Podcast
Mark Gibney, University of North Carolina Asheville – The Gap Between the Promise of Human Rights
On University of North Carolina Asheville Week: Human rights protections are a good step, but are not always followed around the world.
Mark Gibney, Belk distinguished professor of humanities, analyzes this gap.
Mark Gibney is the Belk Distinguished Professor at the University of North Carolina-Asheville and an Affiliated Scholar at the Raoul Wallenberg Institute in Lund, Sweden. From 2014-2016 he served as the inaugural Raoul Wallenberg Visiting Professor of Human Rights and Humanitarian Law at the Faculty of Law, Lund University and the Raoul Wallenberg Institute. Gibney is one of the founding members of the Extraterritorial Obligations (ETO) Consortium and he serves on the Board of Editors of Human Rights Quarterly, the Journal of Human Rights and the International Studies Journal (Iran). Since 1984, Gibney has directed the Political Terror Scale (PTS) (PoliticalTerrorScale.org), which measures levels of physical integrity violations in more than 190 states. His recent book publications include: The Routledge Handbook on Extraterritorial Obligations (2022); International Law: Our Common Future (2020); International Human Rights Law: Returning to Universal Principles (2015, 2d ed.); Litigating Transnational Human Rights Obligations: Alternative Judgments (2014); the Handbook of Human Rights (2014); and Watching Human Rights: The 101 Best Films (2013).
The Gap Between the Promise of Human Rights
If a group of Martians landed on our planet and were shown International Human Rights Law these extraterrestrial creatures would immediately think they had landed on a perfect planet. Under this law, there is no war, no torture, and no discrimination on the planet Earth. In addition, every inhabitant has shelter, adequate food and water, and workplace protections. Moreover, vulnerable populations – children, women and those with physical and mental disabilities – receive special protection from the state.
Unfortunately, the real world is something much different. But how big is the gap between the rights proclaimed under international human rights law and actual state practice? The Political Terror Scale (PTS) was one of the first projects that sought to empirically measure actual state performance. The PTS focuses on one component of human rights law, physical integrity violations, which essentially consists of torture, summary executions, disappearances, and political imprisonment.
The PTS uses a descending five-point scale, where Level 5 represents the highest levels of human rights violations and, at the other extreme, Level 1 indicates that this state nearly always protects human rights standards. The “data” for the PTS comes from three different sources: the U.S. State Department Country Reports on Human Rights Practices; and the annual reports published by Amnesty International and by Human Rights Watch. Thus, each year every country will receive three scores from these different sources.

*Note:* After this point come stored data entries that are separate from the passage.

# linusmossberg/monte-carlo-ray-tracer

Measured on NVIDIA H100. Metric: Mray/s (primary+shadow+bounce), higher is better.
Workload: dtype f64

## Files before the change

### include/mcrt_abi.h

```cpp
#ifndef MCRT_ABI_H
#define MCRT_ABI_H

#include <stddef.h>
#include <stdint.h>

#ifdef __cplusplus
extern "C" {
#endif

#define MCRT_ABI_VERSION 1

typedef enum mcrt_status {
    MCRT_OK = 0,
    MCRT_ERR_INVALID = -1,
    MCRT_ERR_CUDA = -2,
    MCRT_ERR_NO_SCENE = -3,
    MCRT_ERR_UNSUPPORTED = -4,
    MCRT_ERR_NO_PHOTONS = -5
} mcrt_status;

enum { MCRT_PRIM_TRIANGLE = 0, MCRT_PRIM_SPHERE = 1, MCRT_PRIM_QUADRIC = 2 };

enum { MCRT_INTEGRATOR_PATH = 0, MCRT_INTEGRATOR_PHOTON = 1 };

// ... 305 lines not shown
#define MCRT_DENOISE_DEFAULT_SIGMA_DEPTH 0.1
#define MCRT_DENOISE_DEFAULT_SIGMA_ALBEDO 0.1

int mcrt_denoise_dev(mcrt_ctx* ctx, const double* a_rgb_dev, const double* a_weight_dev,
                     const double* b_rgb_dev, const double* b_weight_dev, const uint32_t* tile_samples,
                     uint32_t tile, const double* features_dev, uint32_t width, uint32_t height,
                     const mcrt_denoise_params* params, double* out_rgb_dev, double* frame_error);

int mcrt_denoise_planes_dev(mcrt_ctx* ctx, const double* a_rgb_dev, const double* b_rgb_dev,
                            const double* a_planes_dev, const double* b_planes_dev, uint32_t n_planes,
                            const uint32_t* tile_samples, uint32_t tile, const double* features_dev,
                            uint32_t width, uint32_t height, const mcrt_denoise_params* params,
                            double* a_out_planes_dev, double* b_out_planes_dev,
                            double* out_rgb_dev, double* frame_error);

int mcrt_frame_alloc(mcrt_ctx* ctx, uint64_t bytes, void** dev_ptr, unsigned char ipc_handle[64]);
int mcrt_frame_open(mcrt_ctx* ctx, const unsigned char ipc_handle[64], void** dev_ptr);
int mcrt_frame_close(mcrt_ctx* ctx, void* peer_ptr);
int mcrt_frame_free(mcrt_ctx* ctx, void* dev_ptr);

int mcrt_bvh4_host(const mcrt_scene_desc* scene, uint32_t max_leaf, void** handle, const void** nodes128, uint32_t* n_nodes);
void mcrt_bvh4_host_free(void* handle);

int mcrt_fp64_peak(mcrt_ctx* ctx, double* dfma_per_second);

int mcrt_trace_closest(mcrt_ctx* ctx, const mcrt_ray* rays, size_t n, int precision,
                       mcrt_hit* hits, mcrt_stats* stats);

int mcrt_sample_rays(mcrt_ctx* ctx, const mcrt_ray* rays, const uint32_t* pixel,
                     const uint32_t* sample, size_t n, uint32_t global_seed,
                     int integrator_kind, int precision, double* out_rgb, mcrt_stats* stats);

int mcrt_sampler_stream(mcrt_ctx* ctx, const uint32_t* pixel, const uint32_t* sample, size_t n,
                        uint32_t n_shuffles, uint32_t global_seed, uint32_t* out_u32x7);

int mcrt_knn_search(mcrt_ctx* ctx, int which, const double* points_xyz, size_t n,
                    uint32_t* out_index, double* out_dist2, uint32_t* out_count,
                    mcrt_stats* stats);

int mcrt_set_option(mcrt_ctx* ctx, const char* key, double value);

#ifdef __cplusplus
}
#endif
#endif
```

### monte-carlo-ray-tracer_b200/__init__.py

```python
import ctypes as C
import math
import os
import struct

import numpy as np

HERE = os.path.dirname(os.path.abspath(__file__))
LIB_PATH = os.environ.get("MCRT_LIB", os.path.join(HERE, "libmcrt_b200.so"))

INTEGRATOR_PATH, INTEGRATOR_PHOTON = 0, 1
PRECISION_F64, PRECISION_F32 = 0, 1
PRIM_TRIANGLE, PRIM_SPHERE, PRIM_QUADRIC = 0, 1, 2
NO_PRIM = 0xFFFFFFFF

ABI_SYMBOLS = [
    "mcrt_abi_version", "mcrt_init", "mcrt_destroy", "mcrt_last_error", "mcrt_scene_upload",
    "mcrt_photon_upload", "mcrt_photon_emit", "mcrt_photon_download", "mcrt_octree_build",
    "mcrt_octree_free", "mcrt_render_rows", "mcrt_render_rows_dev", "mcrt_render_rows_strided_dev",
    "mcrt_trace_closest",
    "mcrt_sample_rays", "mcrt_sampler_stream", "mcrt_knn_search", "mcrt_set_option", "mcrt_set_film",
    "mcrt_obj_load", "mcrt_obj_free", "mcrt_obj_vertex_normals",
    "mcrt_bvh_build", "mcrt_bvh_free", "mcrt_image_tonemap", "mcrt_image_tonemap_dev",
    "mcrt_render_rows_strided_peers", "mcrt_frame_alloc", "mcrt_frame_open", "mcrt_frame_close", "mcrt_frame_free",
    "mcrt_render_film_sums_strided_dev", "mcrt_film_resolve_dev",
    "mcrt_bvh4_host", "mcrt_bvh4_host_free",
    "mcrt_fp64_peak", "mcrt_photon_emit_total", "mcrt_photon_emit_range", "mcrt_photon_build_dev",
    "mcrt_render_accumulate_dev", "mcrt_progressive_resolve_dev",
    "mcrt_render_accumulate_tiles_dev", "mcrt_progressive_resolve_tiles_dev",
    "mcrt_render_features_dev", "mcrt_denoise_dev", "mcrt_render_features_chain_dev",
    "mcrt_photon_emit_pass", "mcrt_photon_gather_radius", "mcrt_photon_gather_search",
    "mcrt_set_light_groups", "mcrt_render_accumulate_groups_dev", "mcrt_light_groups_combine_dev",
    "mcrt_render_accumulate_aovs_dev", "mcrt_photon_download_lights", "mcrt_render_accumulate_photon_components_dev",
    "mcrt_set_light_path_expressions", "mcrt_render_accumulate_lpe_dev", "mcrt_lpe_compile_host",
    "mcrt_lpe_compile_photon_host", "mcrt_photon_download_lpe_states", "mcrt_denoise_planes_dev",
]

AOV_NAMES = ("background", "emission", "diffuse_direct", "diffuse_indirect", "reflection_direct", "reflection_indirect",
             "transmission_direct", "transmission_indirect")

PHOTON_COMPONENT_NAMES = ("emission", "direct", "caustic", "global")

LPE_SYM_RD, LPE_SYM_RS, LPE_SYM_RG, LPE_SYM_TS, LPE_SYM_TG, LPE_SYM_B, LPE_SYM_L, LPE_SYM_LABEL0 = range(8)
LPE_DEAD, LPE_MAX_STATES, LPE_MAX_SYMBOLS, LPE_MAX_EXPRESSIONS = 255, 255, 71, 32
AOV_LPES = ("CB", "CL", "C<RD>[LB]", "C<RD>.+[LB]", "C[<RS><RG>][LB]", "C[<RS><RG>].+[LB]", "C<T.>[LB]", "C<T.>.+[LB]")
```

How well do states perform? There is both good and bad news. The good news is that a majority of states provide at least a modicum of human rights protection. For the period 1976-2021, the average worldwide PTS score was between a Level 2 and Level 3. However, there are a host of states that repeatedly violate human rights. Some of the worst offenders include: Afghanistan, South Sudan, Iran, Iraq, Colombia, North Korea, the Democratic Republic of the Congo, and Syria.
The first step in protecting human rights is knowing where and how such rights are being violated. The PTS provides the international community this important tool.